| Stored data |
template <int WM, int WN, int FM, int FN, bool PRO>
__global__ __launch_bounds__(64 * WM * WN, 2) void conv_wgrad_gemm_kernel(WgradPtrs P, float* __restrict__ dw,
                                                                          ConvGeom g, WgGeom wg) {
  constexpr int NW = WM * WN, NT = 64 * NW;
  constexpr int TCO = 32 * WM * FM, TK = 32 * WN * FN;
  constexpr int RA = TCO * 2, RB = TK * 2;
  constexpr int A_BYTES = kBP * RA, B_BYTES = kBP * RB, STAGE = A_BYTES + B_BYTES;
  constexpr int A_RPI = 1024 / RA, B_RPI = 1024 / RB;
  constexpr int A_INS = kBP / A_RPI / NW, B_INS = kBP / B_RPI / NW;
  static_assert((RA == 64 || RA == 128 || RA % 256 == 0) && (RB == 64 || RB == 128 || RB % 256 == 0), "row bytes");
  static_assert(RA <= 1024 && RB <= 1024 && A_INS * A_RPI * NW == kBP && B_INS * B_RPI * NW == kBP, "DMA split");
  static_assert(!PRO || B_RPI % 4 == 0, "prologue: one channel vector per lane (B rows <= 256 B)");
  extern __shared__ __attribute__((aligned(16))) uint8_t smem[];

  const int tid = threadIdx.x, lane = tid & 63, wave = __builtin_amdgcn_readfirstlane(tid >> 6);
  const uint32_t sbase = (uint32_t)(uintptr_t)(lds_u8_t*)smem;

  const int nwg = gridDim.x, orig = blockIdx.x;
  const int xq = nwg / 8, xr = nwg % 8, xcd = orig % 8;
  const int wgid = (xcd < xr ? xcd * (xq + 1) : xr * (xq + 1) + (xcd - xr) * xq) + orig / 8;
  const int ntile = wg.n_co * wg.n_k;
  const int split = wgid / ntile, tile = wgid - split * ntile;
  const int co_t = tile % wg.n_co, k_t = tile / wg.n_co;
  const int co0 = co_t * TCO, k0 = k_t * TK;
  const int rows = g.Go * g.Cgo, Cip = g.Gi * g.Cgi;
  const int st0 = split * wg.stages_per_split;
  const int nst = max(0, min(wg.stages_per_split, wg.nstages - st0));
  const uint16_t* zero = reinterpret_cast<const uint16_t*>(g_wg_zero_page);

  const uint16_t* a_base[A_INS];
  int a_row[A_INS];
#pragma unroll
  for (int j = 0; j < A_INS; ++j) {
    const int row = (j * NW + wave) * A_RPI + (lane * 16) / RA;
    const int slot = ((lane * 16) % RA) / 16;
    const int col = 32 * ((slot >> 2) ^ chunk_swz<RA>(row)) + 8 * (slot & 3);
    const int co = co0 + col;
    a_row[j] = row;
    if (co < rows) {
      const int og = co / g.Cgo;
      a_base[j] = P.dy[og] + (co - og * g.Cgo);
    } else {
      a_base[j] = nullptr;
    }
  }
  const uint16_t* b_base[B_INS];
  int b_row[B_INS], b_dy[B_INS], b_dx[B_INS];
  int b_ci = 0, b_gi = 0;
#pragma unroll
  for (int j = 0; j < B_INS; ++j) {
    const int row = (j * NW + wave) * B_RPI + (lane * 16) / RB;
    const int slot = ((lane * 16) % RB) / 16;
    const int col = 32 * ((slot >> 2) ^ chunk_swz<RB>(row)) + 8 * (slot & 3);
    const int k = k0 + col;
    b_row[j] = row;
    if (k < wg.KT) {
      const int t = k / Cip, rem = k - (k / Cip) * Cip;
      const int gi = rem / g.Cgi, ci = rem - gi * g.Cgi;
      const int tr = t / wg.kw, tc = t - (t / wg.kw) * wg.kw;
      b_dy[j] = wg.ty0 + tr * wg.tys;
      b_dx[j] = wg.tx0 + tc * wg.txs;
      const uint16_t* xg = P.x[0];
#pragma unroll
      for (int q = 1; q < kMaxGroups; ++q) xg = gi == q ? P.x[q] : xg;
      b_base[j] = xg + ci;
      b_ci = ci; b_gi = gi;
    } else {
      b_base[j] = nullptr; b_dy[j] = 0; b_dx[j] = 0;
    }
  }
  float psc[8], psh[8];
  bool prelu = false, pro_on = false;
  if constexpr (PRO) {
    const float* cf = P.xc[0];
#pragma unroll
    for (int q = 1; q < kMaxGroups; ++q) cf = b_gi == q ? P.xc[q] : cf;
    pro_on = cf != nullptr && b_base[0] != nullptr;
    prelu = (P.xrelu >> b_gi) & 1u;
#pragma unroll
    for (int e = 0; e < 8; ++e) { psc[e] = 1.f; psh[e] = 0.f; }
    if (pro_on) { load8f(cf + b_ci, psc); load8f(cf + g.Cgi + b_ci, psh); }
  }

  auto stage = [&](int s, uint32_t sb) -> unsigned {
    const long mb = (long)(st0 + s) * kBP;
#pragma unroll
    for (int j = 0; j < A_INS; ++j) {
      const long m = mb + a_row[j];
      const void* src = (a_base[j] != nullptr && m < wg.M) ? (const void*)(a_base[j] + m * g.Cgo) : (const void*)zero;
      glds16(src, sb + (j * NW + wave) * 1024);
    }
    unsigned ok = 0;
#pragma unroll
    for (int j = 0; j < B_INS; ++j) {
      const long m = mb + b_row[j];
      const void* src = zero;
      if (b_base[j] != nullptr && m < wg.M) {
        const uint32_t mu = (uint32_t)m;
        const uint32_t n = fdiv_u(mu, wg.d_ohw);
        const uint32_t r = mu - n * (uint32_t)(g.OH * g.OW);
        const uint32_t oh = fdiv_u(r, wg.d_ow);
        const int ow = (int)(r - oh * (uint32_t)g.OW);
        const int ih = (int)oh * g.stride + b_dy[j], iw = ow * g.stride + b_dx[j];
        if ((unsigned)ih < (unsigned)g.IH && (unsigned)iw < (unsigned)g.IW) {
          src = b_base[j] + ((long)((int)n * g.IH + ih) * g.IW + iw) * g.Cgi;
          ok |= 1u << j;
        }
      }
      glds16(src, sb + A_BYTES + (j * NW + wave) * 1024);
    }
    return ok;
  };

  const int wm = wave / WN, wn = wave - (wave / WN) * WN;
  const int gq = lane >> 4, li = lane & 15, lq = li >> 2, lp = li & 3;
  auto tr_addr = [&](int R, int row, int col) -> int {
    const int sw = R == 64 ? 0 : (R == 128 ? ((row >> 1) & 1) : (row & 3));
    return row * R + (((col >> 5) ^ sw) << 6) + ((col & 31) << 1);
  };
  int a_off[FM][2], b_off[FN][2];
#pragma unroll
  for (int i = 0; i < FM; ++i)
#pragma unroll
    for (int hh = 0; hh < 2; ++hh)
      a_off[i][hh] = tr_addr(RA, 8 * (gq >> 1) + 4 * hh + lq, wm * FM * 32 + i * 32 + 16 * (gq & 1) + 4 * lp);
#pragma unroll
  for (int j = 0; j < FN; ++j)
#pragma unroll
    for (int hh = 0; hh < 2; ++hh)
      b_off[j][hh] = A_BYTES + tr_addr(RB, 8 * (gq >> 1) + 4 * hh + lq, wn * FN * 32 + j * 32 + 16 * (gq & 1) + 4 * lp);

  f32x16_t acc[FM][FN];
#pragma unroll
  for (int i = 0; i < FM; ++i)
#pragma unroll
    for (int j = 0; j < FN; ++j)
#pragma unroll
      for (int e = 0; e < 16; ++e) acc[i][j][e] = 0.f;

  unsigned ok_cur = 0, ok_nxt = 0;
  if (nst > 0) ok_cur = stage(0, sbase);
  for (int s = 0; s < nst; ++s) {
    asm volatile("s_waitcnt vmcnt(0)" ::: "memory");
    const uint32_t cur = (s & 1) * STAGE;
    if constexpr (PRO) {
      if (pro_on) {
#pragma unroll
        for (int j = 0; j < B_INS; ++j) {
          if (!((ok_cur >> j) & 1u)) continue;
          uint4* v = reinterpret_cast<uint4*>(smem + cur + A_BYTES + (j * NW + wave) * 1024 + lane * 16);
          *v = affine8(*v, psc, psh, prelu);
        }
      }
      asm volatile("s_waitcnt lgkmcnt(0)" ::: "memory");
    }
    __builtin_amdgcn_s_barrier();
    __builtin_amdgcn_sched_barrier(0);
    if (s + 1 < nst) ok_nxt = stage(s + 1, sbase + ((s + 1) & 1) * STAGE);
    const uint8_t* sp = smem + cur;
#pragma unroll
    for (int ks = 0; ks < kBP / 16; ++ks) {
      uint4 af[FM], bf[FN];
#pragma unroll
      for (int i = 0; i < FM; ++i) {
        const uint2 lo = tr_read(sp + a_off[i][0] + ks * 16 * RA);
        const uint2 hi = tr_read(sp + a_off[i][1] + ks * 16 * RA);
        af[i] = make_uint4(lo.x, lo.y, hi.x, hi.y);
      }
#pragma unroll
      for (int j = 0; j < FN; ++j) {
        const uint2 lo = tr_read(sp + b_off[j][0] + ks * 16 * RB);
        const uint2 hi = tr_read(sp + b_off[j][1] + ks * 16 * RB);
        bf[j] = make_uint4(lo.x, lo.y, hi.x, hi.y);
      }
#pragma unroll
      for (int i = 0; i < FM; ++i)
#pragma unroll
        for (int j = 0; j < FN; ++j) acc[i][j] = mfma32(af[i], bf[j], acc[i][j]);
    }
    ok_cur = ok_nxt;
  }

  float* slab = dw + (long)split * rows * wg.KT;
  const int kc = k0 + wn * FN * 32 + (lane & 31);
  const int lh = lane >> 5;
#pragma unroll
  for (int j = 0; j < FN; ++j) {
    const int k = kc + 32 * j;
    if (k >= wg.KT) continue;
#pragma unroll
    for (int i = 0; i < FM; ++i)
#pragma unroll
      for (int e = 0; e < 16; ++e) {
        const int co = co0 + wm * FM * 32 + i * 32 + 8 * (e >> 2) + 4 * lh + (e & 3);
        if (co < rows) slab[(long)co * wg.KT + k] = acc[i][j][e];
      }
  }
}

| Requirement |
Copy each line above that contains the word "rows".

| Result of this exercise |
  static_assert(!PRO || B_RPI % 4 == 0, "prologue: one channel vector per lane (B rows <= 256 B)");
  const int rows = g.Go * g.Cgo, Cip = g.Gi * g.Cgi;
    if (co < rows) {
  float* slab = dw + (long)split * rows * wg.KT;
        if (co < rows) slab[(long)co * wg.KT + k] = acc[i][j][e];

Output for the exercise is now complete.